The comparison of computed NPV from different systems testifies that, the association with the mango species gives more value to agroforests (see Table 1). This might be because the mango fruit has a higher commercial value per kilogram of product as compared to the other agroforest species (Eboutou, 2010). On average, mango fruit is sold at 3.81 Euros/kg whereas cocoa, safout and ndjansang fruits are sold at respectively 1.52 Euros/kg, 0.91 Euros/kg and 1.22 Euros/kg. Hence, it would be more profitable to advertise the marketing or multiplication of mango seedlings so as to encourage farmers to associate that fruit tree in the diversification of their agroforests.

Internal Rate of Return (IRR). Computed figures of Internal Rate of Return (IRR) confirm the same tendency already shown from NPV results. In Table 1, apart from the "cocoa-only (C)" system, all the seven other enriched agroforests have IRR greater than 41%, so are profitable because these values stand above the 18% interest rate of funds borrowed in Cameroonian banking institutions.

The quadruple species' agroforest (C+S+M+N) is the most beneficial system because of its highest IRR (around 52.7%). It is immediately followed by the triple species' agroforests (C+S+M, C+M+N, C+S+N), all of them with IRR ranging between 47.4-49.3%. The double species' agroforests (C+N, C+S, C+M) appear at next positions with IRR ranging within the interval 41.3-43.9%. The "cocoa-only (C)" system ranks in the last position with an IRR of 13.4% (see Table 1).

In short, the more an agroforest system is diverse, the higher is its IRR (see Table 1). Hence, if we have to advise the farmers, we should recommend them to adopt the most diversified agroforest [C+S+M+N]. It is also remarked that all combinations with the mango species should be encouraged since they always appear at the first or second position within their group. We already mentioned the high commercial value of mango to explain this fact. This observation is important for farmers to decide on the more productive/beneficial types of tree species to associate together if they want to diversify their agroforests. Most farmers being illiterate in the study area, they need advices from government authorities/technicians for choosing the most suitable combination to adopt in the field. The classification of agroforests by their respective IRR (Table 1) could enable government, NGOs, banks, etc to decide on the systems where money should firstly be invested in order to improve the livelihoods of farmers in this locality.

Pay Back Period (PBP). The Pay Back Period (PBP) computed for all agroforest systems indicated the same tendency already explained with NPV and IRR. In general, the PBP figures in Table 1 indicate that, the more an agroforest system is enriched, the earlier we could recover the initial capital which was invested in it. The four species agroforest (C+S+M+N) records the lowest PBP (ranking thereby at the first position) since the capital invested in it was recovered after only 4 years. It is followed by the agroforests containing three species which are recovered after 5-6 years (C+S+M, C+M+N, C+S+N). The money invested in the agroforests made of two species (C+M, C+S, C+N) is recovered after 7-8

years, placing this sub-group at the third position. Lastly, the results show that, we should not hurry up to recover money invested by growing "cocoa alone" because such investment is recovered later after 17 years (see Table 1).

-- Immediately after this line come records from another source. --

template <class M, bool DYN, int FR>
__global__ void __launch_bounds__(kThreads, 4)
k_warp_tiled(const __grid_constant__ RemapArgs a, const __grid_constant__ vr180_chain_t chain0,
             const __grid_constant__ vr180_chain_t chain1, const __grid_constant__ TiledParams tp,
             const __grid_constant__ TmaMaps tm) {
    constexpr int kPx = M::kPx;
    constexpr int kChainUnroll = (FR == 1 && !DYN) ? kPx : 1;
    constexpr int kWarpsPerBand = 4 / kPx;
    extern __shared__ __align__(1024) uint8_t smem[];
    double* s_trig = reinterpret_cast<double*>(smem + Lay<M>::kOffTrig);
    int4* s_red = reinterpret_cast<int4*>(smem + Lay<M>::kOffRed);

    const int tid = threadIdx.x, lane = tid & 31, warp = tid >> 5;
    if (tid < 2 * kMaxStages + 2 * kOutBufs) {
        const uint32_t bars = smem_u32(smem + Lay<M>::kOffBar);
        const bool by_warps = (tid >= kMaxStages && tid < 2 * kMaxStages + kOutBufs);
        mbar_init(bars + tid * 8, by_warps ? kSamplers / 32 : 1);
        asm volatile("fence.mbarrier_init.release.cluster;" ::: "memory");
    }
    int* const s_cost = reinterpret_cast<int*>(smem + Lay<M>::kOffCost);
    if (tid < kPitchCands) s_cost[tid] = 0;
    const int tx = blockIdx.x, ty = blockIdx.y, tile = ty * tp.tiles_x + tx;
    const int x0 = tx * kTileW, y0 = ty * M::kTileH;
    const bool two_groups = !a.share_map && a.n_views == 2;
    const int g = two_groups ? (int)(blockIdx.z & 1u) : 0;
    const int chunk = two_groups ? (int)(blockIdx.z >> 1) : (int)blockIdx.z;
    const ViewArgs& mv = a.view[g];
    const int v_begin = g, v_end = a.share_map ? a.n_views : g + 1, nv = v_end - v_begin;
    const int f0 = chunk * a.frames_per_cta, f1 = min(a.n_frames, f0 + a.frames_per_cta);
    const bool sampler = warp < kSamplers / 32;
    const int sw = warp & (kSamplers / 32 - 1), band = sw / kWarpsPerBand, cg = sw % kWarpsPerBand;
    const int lx = M::kRowPatch ? lane : 8 * kPx * cg + (lane & 7), ly = M::kRowPatch ? kPx * sw : 4 * band + (lane >> 3);
    auto pcol = [&](int k) { return M::kRowPatch ? lx : lx + 8 * k; };
    auto prow = [&](int k) { return M::kRowPatch ? ly + k : ly; };
    const bool full_tile = (x0 + kTileW <= a.W) && (y0 + M::kTileH <= a.H);

    TileHdr hdr = {0, 0, 0, 0, 0};
    if (mv.map_kind != VR180_MAPSRC_ANALYTIC && mv.packed) hdr = decode_header(packed_header_raw(mv.packed, tile));
    const bool packed_tile = (hdr.flags & 1) != 0;

    int sx[kPx], sy[kPx];
    double nx[kPx], ny[kPx];
#pragma unroll
    for (int k = 0; k < kPx; ++k) {
        sx[k] = sy[k] = 0;
        nx[k] = ny[k] = 0.0;
    }
    constexpr bool dyn = DYN;
    if (mv.map_kind == VR180_MAPSRC_ANALYTIC) {
        const vr180_chain_t& ch = mv.chain_idx ? chain1 : chain0;
        const StdChain& sc = tp.std[mv.chain_idx ? 1 : 0];
        const bool fastc = sc.valid && sc.fast && !(tp.debug & 256);
        if (sc.valid || tp.sep_prefix) {
            if (tid < 64) {
                const bool is_row = tid >= 32;
                const int idx = tid & 31;
                const double* nm = ch.ops[0].p;
                const double c = (double)((is_row ? y0 : x0) + idx);
                const double n = mul_rn(__ddiv_rn(add_rn(c, -(is_row ? nm[1] : nm[0])), nm[2]), 2.0);
                double sv, cv;
                sincos(mul_rn(n, kHalfPi), &sv, &cv);
                if (fastc) {
                    std_tables(sc.R, sc.lat_is_y != 0, is_row, sv, cv, s_trig, s_trig + 128, idx);
                } else {
                    s_trig[(is_row ? 64 : 0) + idx] = sv;
                    s_trig[(is_row ? 96 : 32) + idx] = cv;
                }
            }
            __syncthreads();
            const bool lat_is_y = ch.ops[1].iparam != 0;
            auto seed = [&](int k, ChainState& s) {
                const double s_row = s_trig[64 + prow(k)], c_row = s_trig[96 + prow(k)];
                const double s_col = s_trig[pcol(k)], c_col = s_trig[32 + pcol(k)];
                s.mode = MODE_VEC3;
                s.x = s.y = s.r = s.ux = s.uy = 0.0;
                if (lat_is_y) {
                    s.vx = mul_rn(c_row, s_col);
                    s.vy = s_row;
                    s.vz = mul_rn(c_row, c_col);
                } else {
                    s.vx = s_col;
                    s.vy = mul_rn(c_col, s_row);
                    s.vz = mul_rn(c_col, c_row);
                }
            };
            if (!sampler) {
            } else if (fastc) {
                auto std_eval = [&](const StdChain& c) {
                    const bool x_fixed = M::kRowPatch ? !c.lat_is_y : (c.lat_is_y != 0);
                    const int fi = M::kRowPatch ? lx : ly;
                    const double* const ft = s_trig + (x_fixed ? 0 : 128) + fi;
                    const double f0 = ft[0], f1 = ft[32], f2 = ft[64], f3 = x_fixed ? ft[96] : 0.0;
#pragma unroll(kChainUnroll)
                    for (int k = 0; k < kPx; ++k) {
                        const int vi = M::kRowPatch ? prow(k) : pcol(k);
                        double vx, vy, vz;
                        if (x_fixed) {
                            vx = fma(f0, s_trig[128 + vi], f1); vy = fma(f0, s_trig[160 + vi], f2); vz = fma(f0, s_trig[192 + vi], f3);
                        } else {
                            const double sc_ = s_trig[vi];
                            vx = fma(sc_, f0, s_trig[32 + vi]); vy = fma(sc_, f1, s_trig[64 + vi]); vz = fma(sc_, f2, s_trig[96 + vi]);
                        }
                        double ox, oy;
                        int qx = 0, qy = 0;
                        if (dyn) {
                            std_pixel<true>(vx, vy, vz, c.poly, c.n_poly, c.den, ox, oy);
                        } else {
                            std_pixel<false>(vx, vy, vz, c.poly, c.n_poly, c.den, ox, oy);
                            qx = M::quant(__double2float_rn(ox));
                            qy = M::quant(__double2float_rn(oy));
                        }
#pragma unroll
                        for (int kk = 0; kk < kPx; ++kk)
                            if (kk == k) { sx[kk] = qx; sy[kk] = qy; nx[kk] = ox; ny[kk] = oy; }
                    }
                };
                if (mv.chain_idx) std_eval(tp.std[1]);
                else std_eval(tp.std[0]);
            } else {
#pragma unroll 1
                for (int k = 0; k < kPx; ++k) {
                    ChainState s;
                    seed(k, s);
                    run_ops(ch, 2, ch.n_ops - (dyn ? 1 : 0), s);
                    to_xy(s);
                    const int qx = M::quant(__double2float_rn(s.x)), qy = M::quant(__double2float_rn(s.y));
#pragma unroll
                    for (int kk = 0; kk < kPx; ++kk)
                        if (kk == k) { sx[kk] = qx; sy[kk] = qy; nx[kk] = s.x; ny[kk] = s.y; }
                }
            }
        } else if (sampler) {
#pragma unroll 1
            for (int k = 0; k < kPx; ++k) {
                double xs, ys;
                if (dyn) eval_chain_normalised(ch, x0 + pcol(k), y0 + prow(k), xs, ys);
                else eval_chain(ch, x0 + pcol(k), y0 + prow(k), xs, ys);
                const int qx = M::quant(__double2float_rn(xs)), qy = M::quant(__double2float_rn(ys));
#pragma unroll
                for (int kk = 0; kk < kPx; ++kk)
                    if (kk == k) { sx[kk] = qx; sy[kk] = qy; nx[kk] = xs; ny[kk] = ys; }
            }
        }
    } else if (sampler) {
        bool unpacked = false;
// ... 14 lines not shown
        for (int k = 0; k < kPx; ++k) {
            if (unpacked) break;
            const int i = x0 + pcol(k), j = y0 + prow(k);
            sx[k] = sy[k] = (int)0x80000000;
            if (i < a.W && j < a.H) {
                if (mv.map_kind == VR180_MAPSRC_FLOAT2) {
                    sx[k] = M::quant(__ldg(mv.xmap + (long long)j * mv.map_pitch + i));
                    sy[k] = M::quant(__ldg(mv.ymap + (long long)j * mv.map_pitch + i));
                } else {
                    const int2 q = __ldg(mv.fixed + (long long)j * mv.map_pitch + i);
                    sx[k] = q.x;
                    sy[k] = q.y;
                }
            }
        }
    }

    bool dynr = dyn;
    if (dyn) {
        const vr180_chain_t& ch = mv.chain_idx ? chain1 : chain0;
        const double r0 = __ldg(mv.radius_dev + f0);
        int same = r0 == r0;
        for (int f = f0 + 1 + lane; f < f1; f += 32) same &= __ldg(mv.radius_dev + f) == r0;
        if (__all_sync(0xffffffffu, same)) {
            dynr = false;
            const double cx = ch.ops[ch.n_ops - 1].p[2], cy = ch.ops[ch.n_ops - 1].p[3];
#pragma unroll
            for (int k = 0; k < kPx; ++k) {
                sx[k] = denorm_q<M>(nx[k], r0, cx);
                sy[k] = denorm_q<M>(ny[k], r0, cy);
            }
        }
    }

    if (!packed_tile) block_box_store<M>(sx, sy, s_red, warp, lane == 0 && sampler);
    DynRadius dr;
    dr.radius = nullptr;
    dr.cx = dr.cy = 0.0;
    dr.ext[0] = dr.ext[1] = dr.ext[2] = dr.ext[3] = 0.0;
    int nan_px = 0;
    if (dynr) {
        double* s_ext = reinterpret_cast<double*>(smem + Lay<M>::kOffExt);
        double e0 = CUDART_INF, e1 = -CUDART_INF, e2 = CUDART_INF, e3 = -CUDART_INF;
        if (sampler) {
#pragma unroll
            for (int k = 0; k < kPx; ++k) {
                nan_px |= (nx[k] != nx[k]) | (ny[k] != ny[k]);
                e0 = fmin(e0, nx[k]);
                e1 = fmax(e1, nx[k]);
                e2 = fmin(e2, ny[k]);
                e3 = fmax(e3, ny[k]);
            }
        }
#pragma unroll
        for (int d = 16; d > 0; d >>= 1) {
            e0 = fmin(e0, __shfl_xor_sync(0xffffffffu, e0, d));
            e1 = fmax(e1, __shfl_xor_sync(0xffffffffu, e1, d));
            e2 = fmin(e2, __shfl_xor_sync(0xffffffffu, e2, d));
            e3 = fmax(e3, __shfl_xor_sync(0xffffffffu, e3, d));
        }
        if (lane == 0 && sampler) {
            s_ext[warp * 4 + 0] = e0;
            s_ext[warp * 4 + 1] = e1;
            s_ext[warp * 4 + 2] = e2;
            s_ext[warp * 4 + 3] = e3;
        }
    }
    nan_px = __syncthreads_or(nan_px);
    static_assert(Lay<M>::kOffRed % 16 == 0, "s_red is read as int4");
    const int4 box = packed_tile ? make_int4(hdr.mnx, hdr.mxx, hdr.mny, hdr.mxy) : block_box_load(s_red, lane);
    const int mnx = box.x, mxx = box.y, mny = box.z, mxy = box.w;
    const TileRect rc = tile_rect<M>(mnx, mxx, mny, mxy);
    const bool vpair = !DYN && FR == 1 && nv == 2;
    const int fr_item = dynr ? 1 : (vpair ? 2 : FR);
    auto stage_fits = [&](int box_rows, int pitch_bytes) {
        const int rect = box_rows * pitch_bytes;
        return ((fr_item * ((DYN || vpair) ? (rect + 127) & ~127 : rect) + 127) & ~127) <= Lay<M>::kStageArea;
    };
    const int src_cols = a.view[v_begin].cols, src_rows = a.view[v_begin].rows;
    auto inside_src = [&](int x_lo, int x_hi, int y_lo, int y_hi) {
        return x_lo - M::kLo >= 0 && x_hi + M::kHi <= src_cols - 1 && y_lo - M::kLo >= 0 && y_hi + M::kHi <= src_rows - 1;
    };
    bool fast = full_tile && rc.wbytes <= kPitchMax && rc.rsel < kRowSizes && mnx > -32768 && mny > -32768 &&
                mxx < 32767 && mxy < 32767 && stage_fits(rc.box_rows, max(rc.wbytes, kPitchMin)) &&
                (tp.zero_border || inside_src(mnx, mxx, mny, mxy));
    int dyn_wbytes = 0, dyn_nrows = 0;
    if (dynr) {
        const double* s_ext = reinterpret_cast<const double*>(smem + Lay<M>::kOffExt);
        dr.ext[0] = dr.ext[2] = CUDART_INF;
        dr.ext[1] = dr.ext[3] = -CUDART_INF;
#pragma unroll
        for (int w = 0; w < kSamplers / 32; ++w) {
            dr.ext[0] = fmin(dr.ext[0], s_ext[w * 4 + 0]);
            dr.ext[1] = fmax(dr.ext[1], s_ext[w * 4 + 1]);
            dr.ext[2] = fmin(dr.ext[2], s_ext[w * 4 + 2]);
            dr.ext[3] = fmax(dr.ext[3], s_ext[w * 4 + 3]);
        }
        const vr180_chain_t& ch = mv.chain_idx ? chain1 : chain0;
        dr.radius = mv.radius_dev;
        dr.cx = ch.ops[ch.n_ops - 1].p[2];
        dr.cy = ch.ops[ch.n_ops - 1].p[3];
        int ok = 1;
        for (int f = f0 + lane; f < f1; f += 32) {
            const double rad = __ldg(dr.radius + f);
            if (rad == rad) {
                int lo, hi, ylo, yhi;
                dyn_range<M>(dr.ext[0], dr.ext[1], rad, dr.cx, lo, hi);
                ok &= (lo > -32768) & (hi < 32767);
                dyn_range<M>(dr.ext[2], dr.ext[3], rad, dr.cy, ylo, yhi);
                ok &= (ylo > -32768) & (yhi < 32767);
                const TileRect rf = tile_rect<M>(lo, hi, ylo, yhi);
                dyn_wbytes = max(dyn_wbytes, rf.wbytes);
                dyn_nrows = max(dyn_nrows, rf.nrows);
                if (!tp.zero_border) ok &= inside_src(lo, hi, ylo, yhi) ? 1 : 0;
            } else if (!tp.zero_border) {
                ok = 0;
            }
        }
        dyn_wbytes = __reduce_max_sync(0xffffffffu, dyn_wbytes);
        dyn_nrows = __reduce_max_sync(0xffffffffu, dyn_nrows);
        ok = __all_sync(0xffffffffu, ok);
        fast = full_tile && ok && !nan_px && dyn_wbytes <= kPitchMax && box_rsel<M>(dyn_nrows) < kRowSizes &&
               stage_fits(M::kRowsMin + box_rsel<M>(dyn_nrows) * kRowsStep, max(dyn_wbytes, kPitchMin));
    }

    if (!fast) {
        if (sampler) {
#pragma unroll
            for (int k = 0; k < kPx; ++k) {
                const int i = x0 + pcol(k), j = y0 + prow(k);
                if (i < a.W && j < a.H) {
                    for (int f = f0; f < f1; ++f) {
                        int qx = sx[k], qy = sy[k];
                        if (dynr) {
                            const double rad = __ldg(dr.radius + f);
                            qx = denorm_q<M>(nx[k], rad, dr.cx);
                            qy = denorm_q<M>(ny[k], rad, dr.cy);
                        }
                        gather_pixel<M>(a, f, i, j, v_begin, v_end, qx, qy, tp.tab);
                    }
                }
            }
        }
        return;
    }

    int pitch = max(dynr ? dyn_wbytes : rc.wbytes, kPitchMin);
    if (!dynr && (f1 - f0) * nv >= 8) {
        if (sampler) pitch_costs<M>(sx[0], sy[0], rc, pitch, lane, s_cost);
        __syncthreads();
        pitch = pick_pitch(s_cost, pitch, rc.box_rows, [&](int pe) { return stage_fits(rc.box_rows, pe); });
    }

    typename M::Pixel pc[kPx];
#pragma unroll
    for (int k = 0; k < kPx; ++k) {
        const int ix = sx[k] >> M::kShift, iy = sy[k] >> M::kShift;
        const int off = (iy - M::kLo - rc.ry0) * pitch + 3 * (ix - M::kLo) - rc.bx0;
        M::set_offset(pc[k], off, true);
        if (sampler && !dynr) M::weights(pc[k], sx[k] & 31, sy[k] & 31, tp.tab);
    }
    if constexpr (M::kWeightSmem != 0) {
        if (!dynr && sampler) {
            uint8_t* slot = smem + Lay<M>::kOffW + tid * 16;
#pragma unroll
            for (int ky = 0; ky < 8; ++ky)
                *reinterpret_cast<uint4*>(slot + ky * (kSamplers * 16)) = __ldg(reinterpret_cast<const uint4*>(pc[0].w) + ky);
            pc[0].ws = smem_u32(slot);
        }
    }
    TileGeom tg;
    tg.rsel = dynr ? box_rsel<M>(dyn_nrows) : rc.rsel;
    tg.bx0 = rc.bx0;
    tg.ry0 = rc.ry0;
    tg.x0 = x0;
    tg.y0 = y0;
    if (DYN && dynr) {
        if (nv == 2) frame_loop<M, 2, DYN, 1>(a, tm, v_begin, f0, f1, pc, tg, pitch, smem, band, cg, dr, nx, ny, tp.tab);
        else         frame_loop<M, 1, DYN, 1>(a, tm, v_begin, f0, f1, pc, tg, pitch, smem, band, cg, dr, nx, ny, tp.tab);
    } else {
        if constexpr (!DYN && FR == 1) {
            if (nv == 2) frame_loop<M, 2, false, 2, true, true>(a, tm, v_begin, f0, f1, pc, tg, pitch, smem, band, cg, dr, nx, ny, tp.tab);
            else         frame_loop<M, 1, false, 1, false>(a, tm, v_begin, f0, f1, pc, tg, pitch, smem, band, cg, dr, nx, ny, tp.tab);
        } else {
            if (nv == 2) frame_loop<M, 2, false, FR, DYN>(a, tm, v_begin, f0, f1, pc, tg, pitch, smem, band, cg, dr, nx, ny, tp.tab);
            else         frame_loop<M, 1, false, FR, DYN>(a, tm, v_begin, f0, f1, pc, tg, pitch, smem, band, cg, dr, nx, ny, tp.tab);
        }
    }
}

The PBP is usually used in financial appraisal to select between several speculations with nearly similar IRR. In such a case, the best agroforest which would attract the investors is the one with the smallest PBP (Siebert, 2008; Turner et al., 1993). From the IRR results (Table 1), seven systems (apart from the "cocoa-only [C]" system) recorded acceptable IRR>41% (higher than the 18% bank's interest rate), thereby rendering difficult to select the best alternative based on that criteria. However, with the computations of PBP (Table 1), there is no doubt that the most diversified agroforest [C+S+M+N] has the shortest PBP (4 years) and thus is the best one to be popularized to farmers of the Centre region.

The economic reason justifying these PBP results stand about the differences in initial investment and cumulated cash flow generated from each agroforest system. The more an agroforest system is enriched, the quicker its investment charges are compensated by cash flow from the sales of its fruits. Hence, banking institutions would not hesitate too much to award credit to farmers diversifying agroforests since they are almost sure that their money would be refunded in shorter period of time.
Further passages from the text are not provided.